Vooreerst moet worden opgemerkt dat Vlabel geen officieel standpunt heeft ingenomen ten aanzien van het gebruik van een maatschap als planningsinstrument. Vlabel heeft in een individuele casus besluiten getrokken uit de feiten van een welbepaald dossier, die op geen enkele manier mogen veralgemeend worden. Bovendien worden voorafgaande beslissingen slechts bij samenvatting gepubliceerd, zodat het voor een buitenstaander heel moeilijk is om de juiste feiten te achterhalen die tot de beslissing hebben geleid. Alles wijst erop dat de betrokken partijen wellicht de extremen hebben opgezocht, die Vlabel tegen de borst stuiten.

De beslissing is enerzijds geen algemeen standpunt van Vlabel en is anderzijds ook vatbaar voor kritiek.

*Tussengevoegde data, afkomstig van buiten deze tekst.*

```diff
@@ -130,10 +120,17 @@
     }
 }
 
-void launch_gout_pack(int dt, const float* g, void* G, int B, int L, int H, int W, hipStream_t s, long long* bias_acc) {
+int launch_gout_pack(int dt, const float* g, void* G, int B, int L, int H, int W, hipStream_t s, long long* bias_acc, void* zero_p,
+                     int64_t zero_bytes) {
     int64_t HW = (int64_t)H * W, n = (int64_t)B * HW;
-    if (dt == BF16) k_gout_pack<bf16><<<cdiv(n, 256), 256, 0, s>>>(g, (bf16*)G, B, L, HW, bias_acc);
-    else k_gout_pack<float><<<cdiv(n, 256), 256, 0, s>>>(g, (float*)G, B, L, HW, bias_acc);
+    if (!zero_p || zero_bytes <= 0) { zero_p = nullptr; zero_bytes = 0; }
+    else if (!zero_fill_ok(zero_p, zero_bytes)) return 1;
+    const int64_t blocks = (n + 255) / 256 + zero_fill_blocks(zero_bytes);
+    if (blocks > 0x7fffffff) return 1;
+    const int pb = cdiv(n, 256), grid = (int)blocks;
+    if (dt == BF16) k_gout_pack<bf16><<<grid, 256, 0, s>>>(g, (bf16*)G, B, L, HW, bias_acc, pb, (char*)zero_p, zero_bytes);
+    else k_gout_pack<float><<<grid, 256, 0, s>>>(g, (float*)G, B, L, HW, bias_acc, pb, (char*)zero_p, zero_bytes);
+    return 0;
 }
 
 __global__ void k_bias_finish(const BiasJob* __restrict__ jobs, const char* __restrict__ ws, float* __restrict__ grads) {
@@ -1019,14 +1016,7 @@
 }
 
 __global__ void k_dropout_gen(float* __restrict__ mask, int64_t n, uint64_t seed, float p) {
-    int64_t i = (int64_t)blockIdx.x * blockDim.x + threadIdx.x;
-    if (i >= n) return;
-    uint64_t z = seed + 0x9E3779B97F4A7C15ull * (uint64_t)(i + 1);
-    z = (z ^ (z >> 30)) * 0xBF58476D1CE4E5B9ull;
-    z = (z ^ (z >> 27)) * 0x94D049BB133111EBull;
-    z ^= z >> 31;
-    float u = (float)(z >> 40) * (1.0f / 16777216.0f);
-    mask[i] = u >= p ? 1.0f / (1.0f - p) : 0.f;
+    dropout_gen_body(mask, (int64_t)blockIdx.x * blockDim.x + threadIdx.x, n, seed, p);
 }
 void launch_dropout_gen(float* mask, int64_t n, uint64_t seed, float p, hipStream_t s) {
     if (n > 0) k_dropout_gen<<<cdiv(n, 256), 256, 0, s>>>(mask, n, seed, p);
diff --git a/stcd_amd/engine.py b/stcd_amd/engine.py
--- a/stcd_amd/engine.py
+++ b/stcd_amd/engine.py
@@ -178,6 +178,11 @@
         _lib.check(self._l.stcd_set_debug(self._h, int(flags)))
         self.shape = None
 
+    def seam_plan(self):
+        v = [C.c_int() for _ in range(4)]
+        _lib.check(self._l.stcd_seam_plan(self._h, *[C.byref(x) for x in v]))
+        return tuple(x.value for x in v)
+
     def ws_tensors(self):
         out = {}
         wt = _lib.WsTensor()
```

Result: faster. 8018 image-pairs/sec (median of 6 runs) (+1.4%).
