__device__ __forceinline__ void activate_img(float* img, const ConvGeom& G, const gpi_conv_desc& d, int iy0,
                                             const float* sc, const float* sh) {
    const int P4 = G.P >> 2, plane4 = G.rh * P4, total = d.cin * plane4;
    const int c4lo = HALO / 4, c4hi = HALO / 4 + d.w_in / 4;
    float4* im4 = reinterpret_cast<float4*>(img);
    ChunkIter it;
    it.init(threadIdx.x, plane4, P4, G.d_in4, G.d_P4);
    for (int e0 = threadIdx.x; e0 < total; e0 += 512) {
        float4 v[2];
        bool ok[2];
        int ci[2];
#pragma unroll
        for (int u = 0; u < 2; ++u) {
            const int row = iy0 + it.r;
            ok[u] = e0 + 256 * u < total && row >= 0 && row < d.h_in && it.c4 >= c4lo && it.c4 < c4hi;
            ci[u] = it.q;
            if (ok[u]) v[u] = im4[e0 + 256 * u];
            it.step(G.in_sq, G.in_sr, G.in_sc, P4, G.rh);
        }
#pragma unroll
        for (int u = 0; u < 2; ++u) {
            if (ok[u]) {
                const float a = sc[ci[u]], b = sh[ci[u]];
                float4 o;
                o.x = fmaxf(fmaf(v[u].x, a, b), 0.f);
                o.y = fmaxf(fmaf(v[u].y, a, b), 0.f);
                o.z = fmaxf(fmaf(v[u].z, a, b), 0.f);
                o.w = fmaxf(fmaf(v[u].w, a, b), 0.f);
                im4[e0 + 256 * u] = o;
            }
        }
    }
}

template <int NW, int OFF>
__device__ __forceinline__ void lds_window(const float* p, float (&win)[NW]) {
    constexpr int NCH = (OFF + NW + 3) / 4;
    const float4* q = reinterpret_cast<const float4*>(p - OFF);
    float buf[4 * NCH];
#pragma unroll
    for (int c = 0; c < NCH; ++c) {
        const float4 v = q[c];
        buf[4 * c] = v.x;
        buf[4 * c + 1] = v.y;
        buf[4 * c + 2] = v.z;
        buf[4 * c + 3] = v.w;
    }
#pragma unroll
    for (int t = 0; t < NW; ++t) win[t] = buf[OFF + t];
}

#ifndef GPI_PLAIN_STORES
__device__ __forceinline__ void st2(float* p, f32x2 v) {
    __hip_atomic_store((__attribute__((address_space(1))) uint64_t*)p, __builtin_bit_cast(uint64_t, v),
                       __ATOMIC_RELAXED, __HIP_MEMORY_SCOPE_AGENT);
}
__device__ __forceinline__ void st4(float* p, f32x4 v) {
    asm volatile("global_store_dwordx4 %0, %1, off sc1\n\ts_nop 1" : : "v"(p), "v"(v));
}
__device__ __forceinline__ void st1(float* p, float v) {
    __hip_atomic_store((__attribute__((address_space(1))) float*)p, v, __ATOMIC_RELAXED, __HIP_MEMORY_SCOPE_AGENT);
}
#else
__device__ __forceinline__ void st4(float* p, f32x4 v) { *as_gst((f32x4*)p) = v; }
__device__ __forceinline__ void st2(float* p, f32x2 v) { *as_gst((f32x2*)p) = v; }
__device__ __forceinline__ void st1(float* p, float v) { *as_gst(p) = v; }
#endif

template <int NPX>
__device__ __forceinline__ void store_px(float* p, const float (&v)[NPX]) {
    if constexpr (NPX == 4) {
        st4(p, f32x4{v[0], v[1], v[2], v[3]});
    } else if constexpr (NPX == 2) {
        st2(p, f32x2{v[0], v[1]});
    } else {
#pragma unroll
        for (int q = 0; q < NPX; ++q) st1(p + q, v[q]);
    }
}

constexpr int FWD_HDR = 8 * GPI_MAX_CIN + 2 * GPI_MAX_CIN + 64 + 16 + 8;

template <int K, int S, int UP, int CP, int NPX, bool HALF = false, int SHP = -1>
__global__ __launch_bounds__(256) __attribute__((amdgpu_waves_per_eu(NPX == 0 ? 1 : 5))) void conv_fwd_kernel(gpi_conv_desc d, gpi_codec_ctx c, ConvGeom G) {
    fold_shape<SHP>(d, G);
    touch_kernargs<CONV_KARG_BYTES>();
    entry_signal(G);
    if (SKIP(G, 16)) return;
    ConvGeom Gt_;
    if constexpr (HALF) {
        Gt_ = G;
        if (logical_block(G) >= G.nfull) {
            const ConvGeom::Alt& a = G.ha;
            Gt_.th = a.th; Gt_.rh = a.rh; Gt_.in_sq = a.in_sq; Gt_.in_sr = a.in_sr; Gt_.in_sc = a.in_sc;
            Gt_.d_in4 = a.d_in4; Gt_.d_tp = a.d_tp;
        }
    }
    const ConvGeom& Gt = HALF ? Gt_ : G;
    constexpr int KK = K * K;
    extern __shared__ __attribute__((aligned(16))) float smem[];
    double* gst = (double*)smem;
    float* sc = smem + 8 * GPI_MAX_CIN;
    float* sh = sc + GPI_MAX_CIN;
    float* scratch = sh + GPI_MAX_CIN;
    float* red = scratch + 64;
    float* dsl = red + 16;
    float* wT = smem + pad256(FWD_HDR);
    const int nw = d.cin * KK * CP;
    float* img = wT + pad256(nw);

    const int tid = threadIdx.x;
    RTSTAMP(0);
    PHASE(0);
    float* const ws = pin(c.ws);
    const float* const params = pin(c.params);
    const float* const zero = pin(Gt.zero);
    const int64_t w_off = pin(d.w_off);
    const TileIdx T = tile_of(Gt, c.groups);
    const int HWi = d.h_in * d.w_in, HWo = d.h_out * d.w_out;
    const float* ib = input_base(d, c, T.b);
    const bool drop = d.drop_off >= 0;
    PHASE(1);

    stage(wT, nw, zero, [&](int e) -> const float* {
        const int co = e % CP, r = e / CP;
        return co < d.cout ? params + w_off + (int64_t)co * d.cin * KK + r : nullptr;
    });
    int iy0, rh_;
    in_rows(K, S, UP, d.pad, T.oy0, Gt.th, iy0, rh_);
    stage_img(img, d.cin, Gt.rh, Gt.P, Gt.d_in4, Gt.d_P4, Gt.in_sq, Gt.in_sr, Gt.in_sc, iy0, d.h_in, d.w_in, zero,
              [&](int q) -> const float* { return ib + (int64_t)q * HWi; });
    float dsv = 1.f;
    if (drop && tid >= 64 && tid < 64 + d.cout) dsv = *as_gld(ws + d.drop_off + (int64_t)T.b * d.cout + (tid - 64));
    if (d.in_bn) {
        float gam = 0.f, bet = 0.f;
        if (tid < d.cin) {
            gam = *as_gld(params + d.gamma_off + tid);
            bet = *as_gld(params + d.beta_off + tid);
        }
        StatLoad L;
        stat_issue(c.stats, c.n_stats, T.grp, d.in_stat, d.cin, gst, 0, 0, nullptr, zero, L);
        stat_finish(L);
        __syncthreads();
        if (SKIP(G, 8) || SKIP(G, 32)) return;
        PHASE(2);
        if (tid < d.cin) {
            float mean, inv;
            mean_invstd(gst + 4 * tid, (double)T.gsz * HWi, c.bn_eps, mean, inv);
            sc[tid] = gam * inv;
            sh[tid] = fmaf(-(mean * gam), inv, bet);
        }
        __syncthreads();
        activate_img(img, Gt, d, iy0, sc, sh);
    }
    if (drop && tid >= 64 && tid < 64 + d.cout) dsl[tid - 64] = dsv;
    __syncthreads();
    PHASE(4);

    const int tp = Gt.th * d.w_out;
    float Lv = 0.f;
    float vst[2 * CP];
#pragma unroll
    for (int q = 0; q < 2 * CP; ++q) vst[q] = 0.f;
    const bool gauss = d.epilogue == GPI_EPI_GAUSS_LOSS || d.epilogue == GPI_EPI_GAUSS_EXP_LOSS;
    if constexpr (NPX > 1) {
        constexpr int PADK = K / 2;
        constexpr int NW = UP ? ((NPX - 1 + K - 1 + (PADK & 1)) >> 1) + 1 : (NPX - 1) * S + K;
        const int ng = tp / NPX;
        for (int gbase = 0; gbase < ng; gbase += 256) {
            const int g = gbase + tid;
            const bool active = g < ng;
            const int ty = dq(g * NPX, Gt.d_wout), x0 = g * NPX - ty * d.w_out;
            const int oy = T.oy0 + ty;
            float acc[NPX][CP];
#pragma unroll
            for (int p = 0; p < NPX; ++p)
#pragma unroll
                for (int co = 0; co < CP; ++co) acc[p][co] = 0.f;
            if (active && !SKIP(G, 64)) {
                const int plane = Gt.rh * Gt.P;
                const int cb = UP ? fdiv2(x0 - PADK) + HALO : x0 * S - PADK + HALO;
                for (int ci = 0; ci < d.cin; ++ci) {
                    const float* tci = img + ci * plane + cb;
                    const float* wci = wT + ci * KK * CP;
#pragma unroll
                    for (int ky = 0; ky < K; ++ky) {
                        const int ry = UP ? (fdiv2(oy - PADK + ky) - iy0) : (ty * S + ky);
                        const float* trow = tci + ry * Gt.P;
                        float win[NW];
                        if constexpr (!UP && (NPX * S) % 4 == 0) {
                            lds_window<NW, (HALO - PADK) & 3>(trow, win);
                        } else {
#pragma unroll
                            for (int t = 0; t < NW; ++t) win[t] = trow[t];
                        }
#pragma unroll
                        for (int kx = 0; kx < K; ++kx) {
                            float wv[CP];
                            const float* wp = wci + (ky * K + kx) * CP;
                            if constexpr (CP % 4 == 0) {
#pragma unroll
                                for (int q = 0; q < CP / 4; ++q) {
                                    const float4 w4 = reinterpret_cast<const float4*>(wp)[q];
                                    wv[4 * q] = w4.x;
                                    wv[4 * q + 1] = w4.y;
                                    wv[4 * q + 2] = w4.z;
                                    wv[4 * q + 3] = w4.w;
                                }
                            } else {
#pragma unroll
                                for (int q = 0; q < CP / 2; ++q) {
                                    const float2 w2 = reinterpret_cast<const float2*>(wp)[q];
                                    wv[2 * q] = w2.x;
                                    wv[2 * q + 1] = w2.y;
                                }
                            }
#pragma unroll
                            for (int p = 0; p < NPX; ++p) {
                                const float v = win[UP ? ((p + kx + (PADK & 1)) >> 1) : p * S + kx];
#pragma unroll
                                for (int co = 0; co < CP; ++co) acc[p][co] = fmaf(wv[co], v, acc[p][co]);
                            }
                        }
                    }
                }
            }
            if (drop) {
#pragma unroll
                for (int co = 0; co < CP; ++co) {
                    const float ds = co < d.cout ? dsl[co] : 1.f;
#pragma unroll
                    for (int p = 0; p < NPX; ++p) acc[p][co] *= ds;
                }
            }
            const int64_t pix0 = (int64_t)oy * d.w_out + x0;
            if (gauss) {
                if (active) {
                    int row = T.b - karg_sel(c.groups.start, T.grp);
                    if (const int32_t* ti = karg_sel(c.tgt_idx, T.grp)) row = ti[row];
                    const float* tg = karg_sel(c.tgt, T.grp) + (int64_t)row * HWo + pix0;
                    const bool ex = d.epilogue == GPI_EPI_GAUSS_EXP_LOSS;
                    const float scl = karg_sel(c.loss_scale, T.grp);
                    float g0[NPX], g1[NPX];
#pragma unroll
                    for (int p = 0; p < NPX; ++p) {
                        const float tgt = tg[p];
                        const float mu = acc[p][0], ls = acc[p][1];
                        const float e = expf(-2.f * ls);
                        const float emu = ex ? expf(mu) : 1.f;
                        const float r = ex ? expf(tgt) - emu : tgt - mu;
                        Lv += -0.5f * (2.f * ls + r * r * e + GPI_LOG2PI);
                        g0[p] = -scl * r * e * emu;
                        g1[p] = scl * (1.f - r * r * e);
                    }
                    float* go = ws + d.gout_off + (int64_t)T.b * 2 * HWo + pix0;
                    store_px<NPX>(go, g0);
                    store_px<NPX>(go + HWo, g1);
                    if (d.out_off >= 0) {
                        float m0[NPX], m1[NPX];
#pragma unroll
                        for (int p = 0; p < NPX; ++p) {
                            m0[p] = acc[p][0];
                            m1[p] = acc[p][1];
                        }
                        float* o = ws + d.out_off + ((int64_t)T.b * d.out_ctot + d.out_c0) * HWo + pix0;
                        store_px<NPX>(o, m0);
                        store_px<NPX>(o + HWo, m1);
                    }
                }
                continue;
            }
            if (active) {
                float* o = ws + d.out_off + ((int64_t)T.b * d.out_ctot + d.out_c0) * HWo + pix0;
#pragma unroll
                for (int co = 0; co < CP; ++co) {
                    if (co < d.cout) {
                        float v[NPX];
#pragma unroll
                        for (int p = 0; p < NPX; ++p) v[p] = acc[p][co];
                        store_px<NPX>(o + (int64_t)co * HWo, v);
                    }
                }
            }
            if (d.epilogue == GPI_EPI_STORE_STATS) {
#pragma unroll
                for (int co = 0; co < CP; ++co) {
#pragma unroll
                    for (int p = 0; p < NPX; ++p) {
                        const float a = (active && co < d.cout) ? acc[p][co] : 0.f;
                        vst[2 * co] += a;
                        vst[2 * co + 1] += a * a;
                    }
                }
            }
        }
    } else {
        const int cg = NPX == 0 ? Gt.cg : 1;
        for (int pbase = 0; pbase < tp; pbase += 256) {
            const int grp = NPX == 0 ? dq(tid, Gt.d_tp) : 0;
            const int pix = NPX == 0 ? tid - grp * tp : pbase + tid;
            const int ty = dq(pix, Gt.d_wout), tx = pix - ty * d.w_out;
            const int oy = T.oy0 + ty, ox = tx;
            bool active = pix < tp && grp < cg;
            float tgt = 0.f;
            if (gauss && active) {
                int row = T.b - karg_sel(c.groups.start, T.grp);
                if (const int32_t* ti = karg_sel(c.tgt_idx, T.grp)) row = ti[row];
                tgt = karg_sel(c.tgt, T.grp)[(int64_t)row * HWo + oy * d.w_out + ox];
            }
            PHASE(5);
            float acc[CP];
    #pragma unroll
            for (int co = 0; co < CP; ++co) acc[co] = 0.f;
            if (active && !SKIP(G, 64)) {
                const int plane = Gt.rh * Gt.P;
                for (int ci = grp; ci < d.cin; ci += cg) {
                    const float* tci = img + ci * plane;
                    int wofs = pad256(FWD_HDR) + ci * KK * CP;
                    if (GPI_FWD_WVGPR) asm volatile("" : "+v"(wofs));
                    const float* wci = smem + wofs;
    #pragma unroll
                    for (int ky = 0; ky < K; ++ky) {
                        const int ry = UP ? (fdiv2(oy - d.pad + ky) - iy0) : (ty * S + ky);
                        const float* trow = tci + ry * Gt.P;
    #pragma unroll
                        for (int kx = 0; kx < K; ++kx) {
                            const int col = UP ? fdiv2(ox - d.pad + kx) + HALO : ox * S - d.pad + kx + HALO;
                            fma_vec<CP>(acc, wci + (ky * K + kx) * CP, trow[col]);
                        }
                    }
                }
            }
            if (NPX == 0 && cg > 1) {
                float* part = img + img_floats(d.cin, Gt.rh, Gt.P);
                if (active && grp > 0) {
    #pragma unroll
                    for (int co = 0; co < CP; ++co) part[((grp - 1) * tp + pix) * CP + co] = acc[co];
                }
                __syncthreads();
                if (active && grp == 0) {
                    for (int g = 1; g < cg; ++g) {
    #pragma unroll
                        for (int co = 0; co < CP; ++co) acc[co] += part[((g - 1) * tp + pix) * CP + co];
                    }
                }
                active = active && grp == 0;
            }
            PHASE(6);
            if (drop) {
    #pragma unroll
                for (int co = 0; co < CP; ++co)
                    if (co < d.cout) acc[co] *= dsl[co];
            }
            if (gauss) {
                if (active) {
                    const float mu = acc[0], ls = acc[1];
                    const float e = expf(-2.f * ls);
                    const bool ex = d.epilogue == GPI_EPI_GAUSS_EXP_LOSS;
                    const float emu = ex ? expf(mu) : 1.f;
                    const float r = ex ? expf(tgt) - emu : tgt - mu;
                    Lv += -0.5f * (2.f * ls + r * r * e + GPI_LOG2PI);
                    const float scl = karg_sel(c.loss_scale, T.grp);
                    auto go = as_gst(ws + d.gout_off + (int64_t)T.b * 2 * HWo + oy * d.w_out + ox);
                    go[0] = -scl * r * e * emu;
                    go[HWo] = scl * (1.f - r * r * e);
                    if (d.out_off >= 0) {
                        auto o = as_gst(ws + d.out_off + (int64_t)T.b * d.out_ctot * HWo + (int64_t)d.out_c0 * HWo +
                                     oy * d.w_out + ox);
                        o[0] = mu;
                        o[HWo] = ls;
                    }
                }
                continue;
            }
            if (active) {
                float* o = ws + d.out_off + ((int64_t)T.b * d.out_ctot + d.out_c0) * HWo + oy * d.w_out + ox;
    #pragma unroll
                for (int co = 0; co < CP; ++co)
                    if (co < d.cout) st1(o + (int64_t)co * HWo, acc[co]);
            }
            if (d.epilogue == GPI_EPI_STORE_STATS) {
    #pragma unroll
                for (int co = 0; co < CP; ++co) {
                    const float a = (active && co < d.cout) ? acc[co] : 0.f;
                    vst[2 * co] += a;
                    vst[2 * co + 1] += a * a;
                }
            }
        }
    }

    if (d.epilogue == GPI_EPI_GAUSS_LOSS || d.epilogue == GPI_EPI_GAUSS_EXP_LOSS) {
        float v[1] = {Lv};
        block_sum<1>(v, scratch, red);
        if (tid == 0 && !SKIP(G, 4)) atomicAdd(c.loss_acc + T.grp * GPI_REPLICAS + blockIdx.x % GPI_REPLICAS, (double)red[0]);
        PHASE(7);
        RTSTAMP(1);
        return;
    }
    if (d.epilogue == GPI_EPI_STORE_STATS && !SKIP(G, 128)) {
#if GPI_FWD_WAVE_ATOMICS
        wave_sums(vst);
        const int lane = tid & 63;
        if (lane < 2 * d.cout && !SKIP(G, 4)) {
            float v = vst[0];
#pragma unroll
            for (int q = 1; q < 2 * CP; ++q) v = lane == q ? vst[q] : v;
            gpi_stat* st = c.stats + ((int64_t)((4 * blockIdx.x + (tid >> 6)) % GPI_REPLICAS) * GPI_MAX_GROUPS + T.grp) *
                                         c.n_stats + d.out_stat + (lane >> 1);
            atomicAdd((lane & 1) ? &st->sumsq : &st->sum, (double)v);
        }
#else
        block_sum<2 * CP>(vst, scratch, red);
        if (tid < 2 * d.cout && !SKIP(G, 4)) {
            gpi_stat* st = stat_slot(c, d.out_stat + (tid >> 1), T.grp);
            atomicAdd((tid & 1) ? &st->sumsq : &st->sum, (double)red[tid]);
        }
#endif
    }
    PHASE(7);
    RTSTAMP(1);
}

A. Toepassing van artikel 2.7.1.0.7 VCF

Artikel 2.7.1.0.7 VCF is enkel van toepassing op gesplitste inschrijvingen in vruchtgebruik- blote eigendom. Aangezien de voorgenomen schenkingen worden gedaan in volle eigendom (weliswaar onder rentelast) is er geen sprake van een gesplitste inschrijving in vruchtgebruik-blote eigendom, zodat dit artikel (en het standpunt 15004 van 21.03.2016) niet van toepassing is op de voorgenomen verrichtingen. Vlabel acht voormeld artikel niet relevant op voorwaarde dat het gaat om een vaste rente en dat het bedrag niet zo geformuleerd wordt dat het gelijkstaat met een vruchtgebruik.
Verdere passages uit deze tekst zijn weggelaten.